Last Updated 6 mins ago
James Morales
Last Updated 6 mins ago
By James Morales
Verified by Peter Henn

Key Takeaways

  • Google Deepmind has developed a new AI Scalable Instructable Multiworld Agent (SIMA).
  • SIMA learned to play video games with the goal of developing AI that can be deployed in any virtual environment.
  • AI systems are increasingly built and tested with video games.

Video games are rarely accurate depictions of reality. Nonetheless, Google researchers believe they can be useful artificial intelligence (AI) training tools for real-world applications.

The company’s latest Scalable Instructable Multiworld Agent (SIMA) was designed to follow instructions and perform tasks in different video game settings.  More than just a gaming bot, SIMA is proposed as an important step toward developing a general-purpose AI agent that can operate in any virtual world.

Google SIMA Uses Video Games to Build More Helpful AI

In a research paper  published this week, the team behind SIMA emphasized that the new AI doesn’t just play games. It also understands natural language instructions and can learn new skills in diverse environments.

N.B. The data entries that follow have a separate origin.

@@ -727,18 +746,29 @@
   if (tid < PLN_NBUF) {
     S.buf[tid].pri[PLN_SENTINEL] = 1.0;
     S.ticket[tid] = PLN_TICKET_START(PLN_WAVES - PLN_DMA_WAVES);
+    S.sum_fail[tid] = 0xffffffffu;
   }
 
   const bool dma_wave = wave >= PLN_WAVES - PLN_DMA_WAVES;
   const uint32_t dw = wave - (PLN_WAVES - PLN_DMA_WAVES);
-  auto stage = [&](const pln_tile &ti, uint32_t b) {
+  constexpr bool GEN = !NORM && !AR;
+  constexpr bool NT = GEN && PLN_GEN_NT;
+  auto stage = [&](const pln_tile &ti, uint32_t b, bool with_nrow) {
     const uint32_t rows = ti.rows_items >> 16;
     if (rows == 0) return;
     const uint32_t pbytes = (rows * 40u) & ~15u, bbytes = ti.blk16 * 16u;
     const unsigned char *psrc = reinterpret_cast<const unsigned char *>(prior + ti.row0 * 5);
     const unsigned char *bsrc = pv.stream + (size_t)ti.off16 * 16;
-    for (uint32_t pc = dw; (pc << 10) < bbytes; pc += PLN_DMA_WAVES) pln_dma_piece(S.buf[b].blk, bsrc, bbytes, pc, lane);
-    for (uint32_t pc = dw; (pc << 10) < pbytes; pc += PLN_DMA_WAVES) pln_dma_piece(S.buf[b].pri, psrc, pbytes, pc, lane);
+    if (GEN && dw == 0 && lane == 0) S.nrow_in[b] = with_nrow ? 1u : 0u;
+    if (!GEN || with_nrow) {
+      for (uint32_t pc = dw; (pc << 10) < bbytes; pc += PLN_DMA_WAVES) pln_dma_piece<NT>(S.buf[b].blk, bsrc, bbytes, pc, lane);
+    } else {
+      const uint32_t items0 = pln_block_layout(rows, ti.rows_items & 0xffffu, ti.hc_hr >> 16, ti.hc_hr & 0xffffu).items;
+      if (dw == PLN_DMA_WAVES - 1) pln_dma_piece<NT>(S.buf[b].blk, bsrc, 64u, 0u, lane);
+      for (uint32_t pc = dw; (pc << 10) < bbytes - items0; pc += PLN_DMA_WAVES)
+        pln_dma_piece<NT>(S.buf[b].blk + items0, bsrc + items0, bbytes - items0, pc, lane);
+    }
+    for (uint32_t pc = dw; (pc << 10) < pbytes; pc += PLN_DMA_WAVES) pln_dma_piece<NT>(S.buf[b].pri, psrc, pbytes, pc, lane);
     if (dw == 0 && ((rows * 40u) & 15u)) {
       const __attribute__((address_space(4))) double *tail =
           (const __attribute__((address_space(4))) double *)(uintptr_t)(prior + (ti.row0 + rows) * 5 - 1);
@@ -747,7 +777,7 @@
     }
   };
 
-  constexpr uint32_t PF_INSTR = (NORM || AR) ? PLN_PREFETCH_KIB / 8u : 0u;
+  constexpr uint32_t PF_INSTR = (NORM || AR || PLN_GEN_PREFETCH) ? PLN_PREFETCH_KIB / 8u : 0u;
   auto prefetch_behind = [&](const pln_tile &ti) -> uint32_t {
     const uint32_t rows = ti.rows_items >> 16;
     if (PF_INSTR == 0 || rows == 0) return 0u;
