class LogMelDesc(ctypes.Structure):
  _fields_ = [("sample_rate", ctypes.c_int), ("num_mel_bins", ctypes.c_int), ("win_length", ctypes.c_int),
# ... 112 lines not shown
    "vp_adam_tf": (ctypes.c_int, [_P, _P, _P, _P, ctypes.c_size_t, ctypes.c_int, ctypes.c_float, ctypes.c_float,
                                  ctypes.c_float, ctypes.c_float, _P]),
    "vp_conv_workspace_bytes": (ctypes.c_size_t, [ctypes.POINTER(ConvDesc)]),
    "vp_conv_fwd": (ctypes.c_int, [ctypes.POINTER(ConvDesc), _P, _P, _P, _P, _P, _P, _P, _P]),
    "vp_conv_bwd_data": (ctypes.c_int, [ctypes.POINTER(ConvDesc), _P, _P, _P, _P, _P]),
    "vp_conv_bwd_weight": (ctypes.c_int, [ctypes.POINTER(ConvDesc), _P, _P, _P, _P, _P, _P, _P]),
    "vp_conv3x3_c64_bwd_data_pooled_workspace_bytes": (ctypes.c_size_t, [ctypes.POINTER(ConvDesc)]),
    "vp_conv3x3_c64_bwd_data_pooled": (ctypes.c_int, [ctypes.POINTER(ConvDesc), _P, _P, _P, _P, _P, _P, ctypes.c_int, _P]),
    "vp_bn_workspace_bytes": (ctypes.c_size_t, [ctypes.c_int, ctypes.c_int, ctypes.c_int]),
    "vp_bn_stats": (ctypes.c_int, [_P, ctypes.c_int, ctypes.c_int, ctypes.c_int, _P, _P, ctypes.c_float, _P, _P, _P, _P, _P, _P]),
    "vp_logmel_workspace_bytes": (ctypes.c_size_t, [ctypes.POINTER(LogMelDesc)]),
    "vp_logmel_frames": (ctypes.c_int, [ctypes.POINTER(LogMelDesc)]),
    "vp_logmel_create": (ctypes.c_int, [ctypes.POINTER(LogMelDesc), _P, ctypes.c_size_t, _P, ctypes.POINTER(_P)]),
    "vp_logmel_destroy": (None, [_P]),
    "vp_logmel_forward": (ctypes.c_int, [_P, _P, _P, _P]),
    "vp_bfmnet_param_count": (ctypes.c_size_t, []),
    "vp_bfmnet_param_info": (ctypes.c_int, [ctypes.c_int, ctypes.c_char_p, ctypes.c_int, ctypes.POINTER(ctypes.c_size_t),
                                            ctypes.POINTER(ctypes.c_int), ctypes.POINTER(ctypes.c_int64)]),
    "vp_bfmnet_workspace_bytes": (ctypes.c_size_t, [ctypes.POINTER(BfmNetDesc)]),
    "vp_bfmnet_create": (ctypes.c_int, [ctypes.POINTER(BfmNetDesc), _P, ctypes.c_size_t, _P, _P, ctypes.POINTER(_P)]),
    "vp_bfmnet_destroy": (None, [_P]),
    "vp_bfmnet_params_changed": (ctypes.c_int, [_P]),
    "vp_bfmnet_forward": (ctypes.c_int, [_P, _P, _P, _P, _P, _P]),
    "vp_bfmnet_set_decoder_dropout": (ctypes.c_int, [_P, _P, _P]),
    "vp_bfmnet_tensor": (ctypes.c_int, [_P, ctypes.c_char_p, ctypes.POINTER(_P), ctypes.POINTER(ctypes.c_int64)]),
    "vp_bfmstream_desc_size": (ctypes.c_size_t, []),
    "vp_bfmstream_context": (ctypes.c_int, [ctypes.POINTER(BfmStreamDesc)] + [ctypes.POINTER(ctypes.c_int)] * 5),
    "vp_bfmstream_frames_after": (ctypes.c_longlong, [ctypes.POINTER(BfmStreamDesc), ctypes.c_longlong, ctypes.c_int]),
    "vp_bfmstream_workspace_bytes": (ctypes.c_size_t, [ctypes.POINTER(BfmStreamDesc)]),
    "vp_bfmstream_create": (ctypes.c_int, [ctypes.POINTER(BfmStreamDesc), _P, ctypes.c_size_t, _P, _P, ctypes.POINTER(_P)]),
    "vp_bfmstream_destroy": (None, [_P]),
    "vp_bfmstream_params_changed": (ctypes.c_int, [_P]),
    "vp_bfmstream_reset": (ctypes.c_int, [_P, _P]),
    "vp_bfmstream_ready": (ctypes.c_int, [_P, ctypes.c_longlong]),
    "vp_bfmstream_ready_finish": (ctypes.c_int, [_P]),
    "vp_bfmstream_push": (ctypes.c_int, [_P, _P, ctypes.c_longlong, _P, _P, _P]),
    "vp_bfmstream_finish": (ctypes.c_int, [_P, _P, _P, _P]),
    "vp_bfmstream_tensor": (ctypes.c_int, [_P, ctypes.c_char_p, ctypes.POINTER(_P), ctypes.POINTER(ctypes.c_int64)]),
    "vp_bfmstream_group_desc_size": (ctypes.c_size_t, []),
    "vp_puppet_desc_size": (ctypes.c_size_t, []),
    "vp_puppet_workspace_bytes": (ctypes.c_size_t, [ctypes.POINTER(PuppetDesc)]),
    "vp_puppet_create": (ctypes.c_int, [ctypes.POINTER(PuppetDesc), _P, ctypes.c_size_t, _P, ctypes.POINTER(_P)]),
    "vp_puppet_destroy": (None, [_P]),
    "vp_puppet_attach": (ctypes.c_int, [_P, ctypes.c_int, _P, _P, _P, ctypes.c_int, ctypes.c_int, ctypes.c_int, _P]),
    "vp_puppet_set_backgrounds": (ctypes.c_int, [_P, _P, ctypes.c_int]),
    "vp_puppet_splice": (ctypes.c_int, [_P, _P, ctypes.c_int, _P, ctypes.c_int, _P, _P]),
    "vp_puppet_condition": (ctypes.c_int, [_P, _P, ctypes.c_int, _P, ctypes.c_int, _P, _P, _P, _P]),
    "vp_puppet_tensor": (ctypes.c_int, [_P, ctypes.c_char_p, ctypes.POINTER(_P), ctypes.POINTER(ctypes.c_int64)]),
    "vp_puppet_slot_info": (ctypes.c_int, [_P, ctypes.c_int, ctypes.POINTER(ctypes.c_int)]),
    "vp_jpeg_desc_size": (ctypes.c_size_t, []),
    "vp_jpeg_workspace_bytes": (ctypes.c_size_t, [ctypes.POINTER(JpegDesc)]),
    "vp_jpeg_frame_capacity": (ctypes.c_size_t, [ctypes.POINTER(JpegDesc)]),
    "vp_jpeg_create": (ctypes.c_int, [ctypes.POINTER(JpegDesc), _P, ctypes.c_size_t, _P, ctypes.POINTER(_P)]),
    "vp_jpeg_encode": (ctypes.c_int, [_P, _P, ctypes.c_int, _P, ctypes.c_size_t, _P, _P]),
    "vp_jpeg_tensor": (ctypes.c_int, [_P, ctypes.c_char_p, ctypes.POINTER(_P), ctypes.POINTER(ctypes.c_int64)]),
    "vp_jpeg_header": (ctypes.c_int, [_P, _P, ctypes.c_size_t, ctypes.POINTER(ctypes.c_size_t)]),
    "vp_jpeg_destroy": (None, [_P]),
    "vp_pcmin_desc_size": (ctypes.c_size_t, []),
    "vp_pcmin_ratio": (ctypes.c_int, [ctypes.c_int, ctypes.c_int] + [ctypes.POINTER(ctypes.c_int)] * 4),
    "vp_pcmin_bank": (ctypes.c_int, [ctypes.c_int, ctypes.c_int, _P]),
    "vp_pcmin_samples_after": (ctypes.c_longlong, [ctypes.c_int, ctypes.c_int, ctypes.c_longlong, ctypes.c_int]),
    "vp_pcmin_workspace_bytes": (ctypes.c_size_t, [ctypes.POINTER(PcmInDesc)]),
    "vp_pcmin_create": (ctypes.c_int, [ctypes.POINTER(PcmInDesc), _P, ctypes.c_size_t, _P, ctypes.POINTER(_P)]),
    "vp_pcmin_destroy": (None, [_P]),
    "vp_pcmin_open_slot": (ctypes.c_int, [_P, ctypes.c_int, ctypes.c_int, ctypes.c_int, ctypes.c_int, _P]),
    "vp_pcmin_ready": (ctypes.c_longlong, [_P, ctypes.POINTER(ctypes.c_longlong), ctypes.POINTER(ctypes.c_int), ctypes.POINTER(ctypes.c_longlong)]),
    "vp_pcmin_push": (ctypes.c_int, [_P, _P, ctypes.POINTER(ctypes.c_longlong), ctypes.POINTER(ctypes.c_int), _P, _P]),
    "vp_bfm_reconstruct_rows": (ctypes.c_int, [ctypes.POINTER(BfmModel), _P, _P, ctypes.c_int, _P, ctypes.c_int, _P, _P, _P, _P, ctypes.c_size_t, _P]),
    "vp_bfmstream_group_workspace_bytes": (ctypes.c_size_t, [ctypes.POINTER(BfmStreamGroupDesc)]),
    "vp_bfmstream_group_plan_info": (ctypes.c_int, [ctypes.POINTER(BfmStreamGroupDesc), ctypes.c_int, ctypes.c_int, ctypes.POINTER(ctypes.c_int)]),
    "vp_bfmstream_group_create": (ctypes.c_int, [ctypes.POINTER(BfmStreamGroupDesc), _P, ctypes.c_size_t, _P, _P, ctypes.POINTER(_P)]),
    "vp_bfmstream_group_destroy": (None, [_P]),
    "vp_bfmstream_group_params_changed": (ctypes.c_int, [_P]),
    "vp_bfmstream_group_reset_slot": (ctypes.c_int, [_P, ctypes.c_int, _P]),
    "vp_bfmstream_group_ready": (ctypes.c_longlong, [_P, ctypes.POINTER(ctypes.c_longlong), ctypes.POINTER(ctypes.c_int), ctypes.POINTER(ctypes.c_int)]),
    "vp_bfmstream_group_push": (ctypes.c_int, [_P, _P, ctypes.POINTER(ctypes.c_longlong), ctypes.POINTER(ctypes.c_int), _P, _P, _P]),
    "vp_bfmstream_group_tensor": (ctypes.c_int, [_P, ctypes.c_char_p, ctypes.POINTER(_P), ctypes.POINTER(ctypes.c_int64)]),
    "vp_gru_seq_state": (ctypes.c_int, [_P, _P, _P, _P, _P, _P, ctypes.c_int, ctypes.c_int, ctypes.c_int, ctypes.c_int, _P]),
    "vp_maxpool2x2_fwd": (ctypes.c_int, [_P, _P, ctypes.c_int, ctypes.c_int, ctypes.c_int, ctypes.c_int, ctypes.c_int, _P]),
    "vp_maxpool2x2_bwd": (ctypes.c_int, [_P, _P, _P, ctypes.c_int, ctypes.c_int, ctypes.c_int, ctypes.c_int, ctypes.c_int, _P]),
    "vp_maxpool2x2_bwd_code": (ctypes.c_int, [_P, _P, _P, ctypes.c_int, ctypes.c_int, ctypes.c_int, ctypes.c_int, ctypes.c_int, _P]),
    "vp_composite_fwd": (ctypes.c_int, [_P, _P, _P, _P, _P, ctypes.c_int, ctypes.c_int, _P]),
    "vp_gan_loss": (ctypes.c_int, [_P, _P, _P, _P, _P, ctypes.c_int, ctypes.c_float, ctypes.c_int, _P]),
    "vp_dwconv7x3_bn_act": (ctypes.c_int, [_P, _P, _P, _P, ctypes.c_int, ctypes.c_int, ctypes.c_int, ctypes.c_int, _P]),
    "vp_dwconv7x3_bn_act_t": (ctypes.c_int, [_P, _P, _P, _P] + [ctypes.c_int] * 5 + [_P]),
    "vp_conv_first_fwd": (ctypes.c_int, [_P, _P, _P, _P] + [ctypes.c_int] * 4 + [_P]),
    "vp_dwproj_workspace_bytes": (ctypes.c_size_t, [ctypes.c_int, ctypes.c_int]),
    "vp_dwproj_fwd": (ctypes.c_int, [_P] * 6 + [ctypes.c_int] * 6 + [_P, _P]),
    "vp_maxpool_hw": (ctypes.c_int, [_P, _P, ctypes.c_int, ctypes.c_int, ctypes.c_int, ctypes.c_int, ctypes.c_int, ctypes.c_int, ctypes.c_int,
                                     ctypes.c_int, _P]),
    "vp_gru_seq": (ctypes.c_int, [_P, _P, _P, _P, _P, _P, ctypes.c_int, ctypes.c_int, _P]),
    "vp_bfm_reconstruct_workspace_bytes": (ctypes.c_size_t, [ctypes.c_int, ctypes.c_int, ctypes.c_int]),
    "vp_bfm_reconstruct": (ctypes.c_int, [_P, _P, _P, ctypes.c_int, ctypes.c_int, _P, _P, _P, _P, _P, _P, _P, _P, ctypes.c_size_t, _P]),
    "vp_render_colors_workspace_bytes": (ctypes.c_size_t, [ctypes.c_int, ctypes.c_int, ctypes.c_int]),
    "vp_render_colors": (ctypes.c_int, [_P, _P, _P, _P, _P, _P, ctypes.c_int, ctypes.c_int, ctypes.c_int, ctypes.c_int, ctypes.c_int,
                                        ctypes.c_int, _P, _P]),
    "vp_bn_train_workspace_bytes": (ctypes.c_size_t, [ctypes.c_size_t, ctypes.c_int]),
    "vp_bn_train_fwd": (ctypes.c_int, [_P, ctypes.c_size_t, ctypes.c_int, _P, ctypes.c_float, _P, _P, _P, _P, _P, _P, _P]),
    "vp_bn_train_bwd": (ctypes.c_int, [_P, _P, ctypes.c_size_t, ctypes.c_int, _P, _P, _P, _P, _P, _P]),
    "vp_affine_act_fwd": (ctypes.c_int, [_P, _P, _P, _P, ctypes.c_size_t, ctypes.c_int, ctypes.c_int, _P, _P]),
    "vp_affine_act_add_fwd": (ctypes.c_int, [_P, _P, _P, _P, _P, ctypes.c_size_t, ctypes.c_int, ctypes.c_int, _P, _P]),
    "vp_act_bwd": (ctypes.c_int, [_P, _P, _P, ctypes.c_size_t, ctypes.c_int, _P, _P]),
    "vp_dwconv7x3_raw": (ctypes.c_int, [_P, _P, _P, ctypes.c_int, ctypes.c_int, ctypes.c_int, ctypes.c_int, _P]),
    "vp_dwconv7x3_bwd_data": (ctypes.c_int, [_P, _P, _P, ctypes.c_int, ctypes.c_int, ctypes.c_int, ctypes.c_int, _P]),
    "vp_dwconv7x3_wgrad_workspace_bytes": (ctypes.c_size_t, [ctypes.c_int, ctypes.c_int, ctypes.c_int, ctypes.c_int]),
    "vp_bn_act_train_bwd": (ctypes.c_int, [_P, _P, ctypes.c_size_t, ctypes.c_int, _P, _P, _P, ctypes.c_int, _P, _P, _P, _P]),
    "vp_l2_regulariser": (ctypes.c_int, [_P, _P, _P, ctypes.c_size_t, ctypes.c_float, _P, _P]),
    "vp_adam_tf_clipped": (ctypes.c_int, [_P, _P, _P, _P, ctypes.c_size_t, _P, _P, ctypes.c_float, ctypes.c_float, ctypes.c_float, ctypes.c_float, _P]),
    "vp_moving_update": (ctypes.c_int, [_P, _P, _P, ctypes.c_size_t, ctypes.c_float, _P]),
    "vp_dwconv7x3_wgrad": (ctypes.c_int, [_P, _P, _P, ctypes.c_int, ctypes.c_int, ctypes.c_int, ctypes.c_int, _P, _P]),
    "vp_maxpool_hw_bwd": (ctypes.c_int, [_P, _P, _P] + [ctypes.c_int] * 8 + [_P]),
    "vp_stem_im2col": (ctypes.c_int, [_P, _P, ctypes.c_int, ctypes.c_int, ctypes.c_int, _P]),
    "vp_gru_train_fwd": (ctypes.c_int, [_P] * 10 + [ctypes.c_int, ctypes.c_int, _P]),
    "vp_gru_train_bwd": (ctypes.c_int, [_P] * 10 + [ctypes.c_int, ctypes.c_int, _P]),
    "vp_colsum_f32": (ctypes.c_int, [_P, ctypes.c_int, ctypes.c_int, _P, _P]),
    "vp_gru_split_recurrent": (ctypes.c_int, [_P] * 7),
    "vp_mul_f32": (ctypes.c_int, [_P, _P, _P, ctypes.c_size_t, _P]),
    "vp_add_ears_f32": (ctypes.c_int, [_P, _P, ctypes.c_int, _P]),
    "vp_vertex_loss_partials": (ctypes.c_int, [ctypes.c_int, ctypes.c_int]),
    "vp_bfm_vertex_loss": (ctypes.c_int, [_P, _P, _P, ctypes.c_int, ctypes.c_int, ctypes.c_int, _P, _P, _P]),
    "vp_sumsq_partials": (ctypes.c_int, [ctypes.c_size_t]),
    "vp_sum_f64": (ctypes.c_int, [_P, ctypes.c_int, ctypes.c_double, _P, _P, _P]),
    "vp_bfm_step_report": (ctypes.c_int, [_P, _P, ctypes.c_double, _P, _P, _P]),
    "vp_clip_scale_f32": (ctypes.c_int, [_P, ctypes.c_size_t, _P, ctypes.c_float, _P]),
    "vp_sumsq": (ctypes.c_int, [_P, ctypes.c_size_t, _P, _P]),
    "vp_bn_bwd": (ctypes.c_int, [_P, _P, _P, ctypes.c_int, ctypes.c_int, ctypes.c_int, _P, _P, _P, _P, _P, _P, _P]),
}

“A key motivation of SIMA is the idea that learning language and learning about environments are mutually reinforcing,” they said. “Even when language is not necessary for solving a task, learning language can help agents to learn generalizable representations and abstractions, or to learn more efficiently.”

Looking forward, they said the value of the study also extended beyond gaming:

“This work isn’t about achieving high game scores. Learning to play even one video game is a technical feat for an AI system, but learning to follow instructions in a variety of game settings could unlock more helpful AI agents for any environment.”

Virtual Worlds as AI Teaching Tools 

The seven games SIMA learned to play include first and third-person sandbox or open-world titles, spanning a variety of genres. 

Alongside commercial video games like Goat Simulator 3, No Man’s Sky and Valheim, the study deployed the AI in custom research environments designed to instill and assess particular skills.

Furthermore, Google isn’t the first to propose dropping AI models into virtual environments.

In February, researchers at the University of the Witwatersrand developed a new AI performance test based on Minecraft.

Known as MinePlanner, the proposed AI benchmark goes beyond existing tests used to assess language understanding and reasoning.

Observing that future AI models will need to tackle messy problems, lead researcher Steven James said researchers can use video games to test how well they deal with unfamiliar scenarios.